PROBLEM TO WORK ON: Here are some entries. Repeat all of them exactly.

Dataset entries:
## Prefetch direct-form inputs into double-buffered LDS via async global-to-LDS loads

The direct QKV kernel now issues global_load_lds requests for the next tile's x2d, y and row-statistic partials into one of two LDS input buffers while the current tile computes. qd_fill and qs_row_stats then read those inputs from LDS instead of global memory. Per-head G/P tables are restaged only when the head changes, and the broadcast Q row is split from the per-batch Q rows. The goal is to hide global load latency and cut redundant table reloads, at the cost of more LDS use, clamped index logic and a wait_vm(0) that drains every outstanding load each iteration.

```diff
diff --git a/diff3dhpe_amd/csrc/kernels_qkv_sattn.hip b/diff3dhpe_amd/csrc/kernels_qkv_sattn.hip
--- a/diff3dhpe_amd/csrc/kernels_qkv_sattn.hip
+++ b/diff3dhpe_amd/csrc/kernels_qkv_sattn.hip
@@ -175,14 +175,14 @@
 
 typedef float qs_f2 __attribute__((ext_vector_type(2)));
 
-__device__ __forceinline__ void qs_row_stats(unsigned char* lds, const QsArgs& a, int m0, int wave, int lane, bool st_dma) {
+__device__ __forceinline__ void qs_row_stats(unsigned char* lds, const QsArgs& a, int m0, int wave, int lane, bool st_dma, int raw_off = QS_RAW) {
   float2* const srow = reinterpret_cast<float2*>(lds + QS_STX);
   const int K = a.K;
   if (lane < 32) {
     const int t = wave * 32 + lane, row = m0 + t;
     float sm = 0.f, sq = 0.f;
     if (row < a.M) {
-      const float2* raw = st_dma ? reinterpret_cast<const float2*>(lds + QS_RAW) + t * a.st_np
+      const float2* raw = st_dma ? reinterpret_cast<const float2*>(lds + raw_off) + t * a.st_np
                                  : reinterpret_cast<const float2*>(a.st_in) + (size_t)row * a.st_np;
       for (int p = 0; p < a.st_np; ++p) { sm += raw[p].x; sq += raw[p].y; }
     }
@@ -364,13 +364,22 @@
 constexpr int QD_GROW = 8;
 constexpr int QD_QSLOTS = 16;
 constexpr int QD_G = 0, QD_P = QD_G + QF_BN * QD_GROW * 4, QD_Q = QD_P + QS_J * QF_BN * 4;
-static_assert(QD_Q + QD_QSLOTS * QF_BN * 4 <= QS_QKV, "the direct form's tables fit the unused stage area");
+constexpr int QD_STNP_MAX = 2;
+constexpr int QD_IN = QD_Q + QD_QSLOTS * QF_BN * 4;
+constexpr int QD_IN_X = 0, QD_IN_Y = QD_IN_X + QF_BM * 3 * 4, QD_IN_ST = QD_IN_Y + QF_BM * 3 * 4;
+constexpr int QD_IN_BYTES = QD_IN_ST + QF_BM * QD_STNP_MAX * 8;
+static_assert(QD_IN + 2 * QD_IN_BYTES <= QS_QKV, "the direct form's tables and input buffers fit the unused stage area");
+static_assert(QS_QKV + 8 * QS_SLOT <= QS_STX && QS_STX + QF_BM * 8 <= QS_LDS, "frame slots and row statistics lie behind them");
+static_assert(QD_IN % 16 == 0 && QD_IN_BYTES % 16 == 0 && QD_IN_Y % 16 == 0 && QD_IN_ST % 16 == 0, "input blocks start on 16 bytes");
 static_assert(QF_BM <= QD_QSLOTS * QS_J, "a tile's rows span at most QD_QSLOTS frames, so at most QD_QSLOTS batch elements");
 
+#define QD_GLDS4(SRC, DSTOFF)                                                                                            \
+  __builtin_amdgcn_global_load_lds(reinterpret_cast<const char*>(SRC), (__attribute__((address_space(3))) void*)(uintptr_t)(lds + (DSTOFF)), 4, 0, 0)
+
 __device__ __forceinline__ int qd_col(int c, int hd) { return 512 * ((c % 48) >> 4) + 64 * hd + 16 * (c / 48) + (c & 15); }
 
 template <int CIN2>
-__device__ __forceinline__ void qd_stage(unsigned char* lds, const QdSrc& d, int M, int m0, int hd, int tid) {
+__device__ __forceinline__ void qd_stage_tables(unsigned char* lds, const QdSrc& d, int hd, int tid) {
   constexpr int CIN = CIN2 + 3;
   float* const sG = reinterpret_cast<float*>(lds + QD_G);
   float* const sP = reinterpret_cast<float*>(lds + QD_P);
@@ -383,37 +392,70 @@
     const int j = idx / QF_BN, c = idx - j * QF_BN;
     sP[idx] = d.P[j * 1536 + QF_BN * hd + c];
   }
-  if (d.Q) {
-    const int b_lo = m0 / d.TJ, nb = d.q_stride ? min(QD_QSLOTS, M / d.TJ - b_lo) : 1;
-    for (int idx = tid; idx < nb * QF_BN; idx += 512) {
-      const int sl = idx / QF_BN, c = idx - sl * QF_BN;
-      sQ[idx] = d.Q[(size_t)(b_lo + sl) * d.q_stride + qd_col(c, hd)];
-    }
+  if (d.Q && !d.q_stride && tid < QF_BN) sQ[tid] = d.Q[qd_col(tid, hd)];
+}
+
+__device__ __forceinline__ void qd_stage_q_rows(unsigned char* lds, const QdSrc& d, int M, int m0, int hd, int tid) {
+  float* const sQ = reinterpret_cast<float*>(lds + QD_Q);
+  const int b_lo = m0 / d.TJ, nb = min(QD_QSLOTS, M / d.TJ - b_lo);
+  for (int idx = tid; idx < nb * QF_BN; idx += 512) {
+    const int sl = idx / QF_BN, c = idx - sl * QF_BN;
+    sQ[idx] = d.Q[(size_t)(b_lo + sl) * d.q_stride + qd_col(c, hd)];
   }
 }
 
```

OUTPUT FOR THIS EXERCISE:
## Prefetch direct-form inputs into double-buffered LDS via async global-to-LDS loads

The direct QKV kernel now issues global_load_lds requests for the next tile's x2d, y and row-statistic partials into one of two LDS input buffers while the current tile computes. qd_fill and qs_row_stats then read those inputs from LDS instead of global memory. Per-head G/P tables are restaged only when the head changes, and the broadcast Q row is split from the per-batch Q rows. The goal is to hide global load latency and cut redundant table reloads, at the cost of more LDS use, clamped index logic and a wait_vm(0) that drains every outstanding load each iteration.

```diff
diff --git a/diff3dhpe_amd/csrc/kernels_qkv_sattn.hip b/diff3dhpe_amd/csrc/kernels_qkv_sattn.hip
--- a/diff3dhpe_amd/csrc/kernels_qkv_sattn.hip
+++ b/diff3dhpe_amd/csrc/kernels_qkv_sattn.hip
@@ -175,14 +175,14 @@
 
 typedef float qs_f2 __attribute__((ext_vector_type(2)));
 
-__device__ __forceinline__ void qs_row_stats(unsigned char* lds, const QsArgs& a, int m0, int wave, int lane, bool st_dma) {
+__device__ __forceinline__ void qs_row_stats(unsigned char* lds, const QsArgs& a, int m0, int wave, int lane, bool st_dma, int raw_off = QS_RAW) {
   float2* const srow = reinterpret_cast<float2*>(lds + QS_STX);
   const int K = a.K;
   if (lane < 32) {
     const int t = wave * 32 + lane, row = m0 + t;
     float sm = 0.f, sq = 0.f;
     if (row < a.M) {
-      const float2* raw = st_dma ? reinterpret_cast<const float2*>(lds + QS_RAW) + t * a.st_np
+      const float2* raw = st_dma ? reinterpret_cast<const float2*>(lds + raw_off) + t * a.st_np
                                  : reinterpret_cast<const float2*>(a.st_in) + (size_t)row * a.st_np;
       for (int p = 0; p < a.st_np; ++p) { sm += raw[p].x; sq += raw[p].y; }
     }
@@ -364,13 +364,22 @@
 constexpr int QD_GROW = 8;
 constexpr int QD_QSLOTS = 16;
 constexpr int QD_G = 0, QD_P = QD_G + QF_BN * QD_GROW * 4, QD_Q = QD_P + QS_J * QF_BN * 4;
-static_assert(QD_Q + QD_QSLOTS * QF_BN * 4 <= QS_QKV, "the direct form's tables fit the unused stage area");
+constexpr int QD_STNP_MAX = 2;
+constexpr int QD_IN = QD_Q + QD_QSLOTS * QF_BN * 4;
+constexpr int QD_IN_X = 0, QD_IN_Y = QD_IN_X + QF_BM * 3 * 4, QD_IN_ST = QD_IN_Y + QF_BM * 3 * 4;
+constexpr int QD_IN_BYTES = QD_IN_ST + QF_BM * QD_STNP_MAX * 8;
+static_assert(QD_IN + 2 * QD_IN_BYTES <= QS_QKV, "the direct form's tables and input buffers fit the unused stage area");
+static_assert(QS_QKV + 8 * QS_SLOT <= QS_STX && QS_STX + QF_BM * 8 <= QS_LDS, "frame slots and row statistics lie behind them");
+static_assert(QD_IN % 16 == 0 && QD_IN_BYTES % 16 == 0 && QD_IN_Y % 16 == 0 && QD_IN_ST % 16 == 0, "input blocks start on 16 bytes");
 static_assert(QF_BM <= QD_QSLOTS * QS_J, "a tile's rows span at most QD_QSLOTS frames, so at most QD_QSLOTS batch elements");
 
+#define QD_GLDS4(SRC, DSTOFF)                                                                                            \
+  __builtin_amdgcn_global_load_lds(reinterpret_cast<const char*>(SRC), (__attribute__((address_space(3))) void*)(uintptr_t)(lds + (DSTOFF)), 4, 0, 0)
+
 __device__ __forceinline__ int qd_col(int c, int hd) { return 512 * ((c % 48) >> 4) + 64 * hd + 16 * (c / 48) + (c & 15); }
 
 template <int CIN2>
-__device__ __forceinline__ void qd_stage(unsigned char* lds, const QdSrc& d, int M, int m0, int hd, int tid) {
+__device__ __forceinline__ void qd_stage_tables(unsigned char* lds, const QdSrc& d, int hd, int tid) {
   constexpr int CIN = CIN2 + 3;
   float* const sG = reinterpret_cast<float*>(lds + QD_G);
   float* const sP = reinterpret_cast<float*>(lds + QD_P);
@@ -383,37 +392,70 @@
     const int j = idx / QF_BN, c = idx - j * QF_BN;
     sP[idx] = d.P[j * 1536 + QF_BN * hd + c];
   }
-  if (d.Q) {
-    const int b_lo = m0 / d.TJ, nb = d.q_stride ? min(QD_QSLOTS, M / d.TJ - b_lo) : 1;
-    for (int idx = tid; idx < nb * QF_BN; idx += 512) {
-      const int sl = idx / QF_BN, c = idx - sl * QF_BN;
-      sQ[idx] = d.Q[(size_t)(b_lo + sl) * d.q_stride + qd_col(c, hd)];
-    }
+  if (d.Q && !d.q_stride && tid < QF_BN) sQ[tid] = d.Q[qd_col(tid, hd)];
+}
+
+__device__ __forceinline__ void qd_stage_q_rows(unsigned char* lds, const QdSrc& d, int M, int m0, int hd, int tid) {
+  float* const sQ = reinterpret_cast<float*>(lds + QD_Q);
+  const int b_lo = m0 / d.TJ, nb = min(QD_QSLOTS, M / d.TJ - b_lo);
+  for (int idx = tid; idx < nb * QF_BN; idx += 512) {
+    const int sl = idx / QF_BN, c = idx - sl * QF_BN;
+    sQ[idx] = d.Q[(size_t)(b_lo + sl) * d.q_stride + qd_col(c, hd)];
   }
 }
 
```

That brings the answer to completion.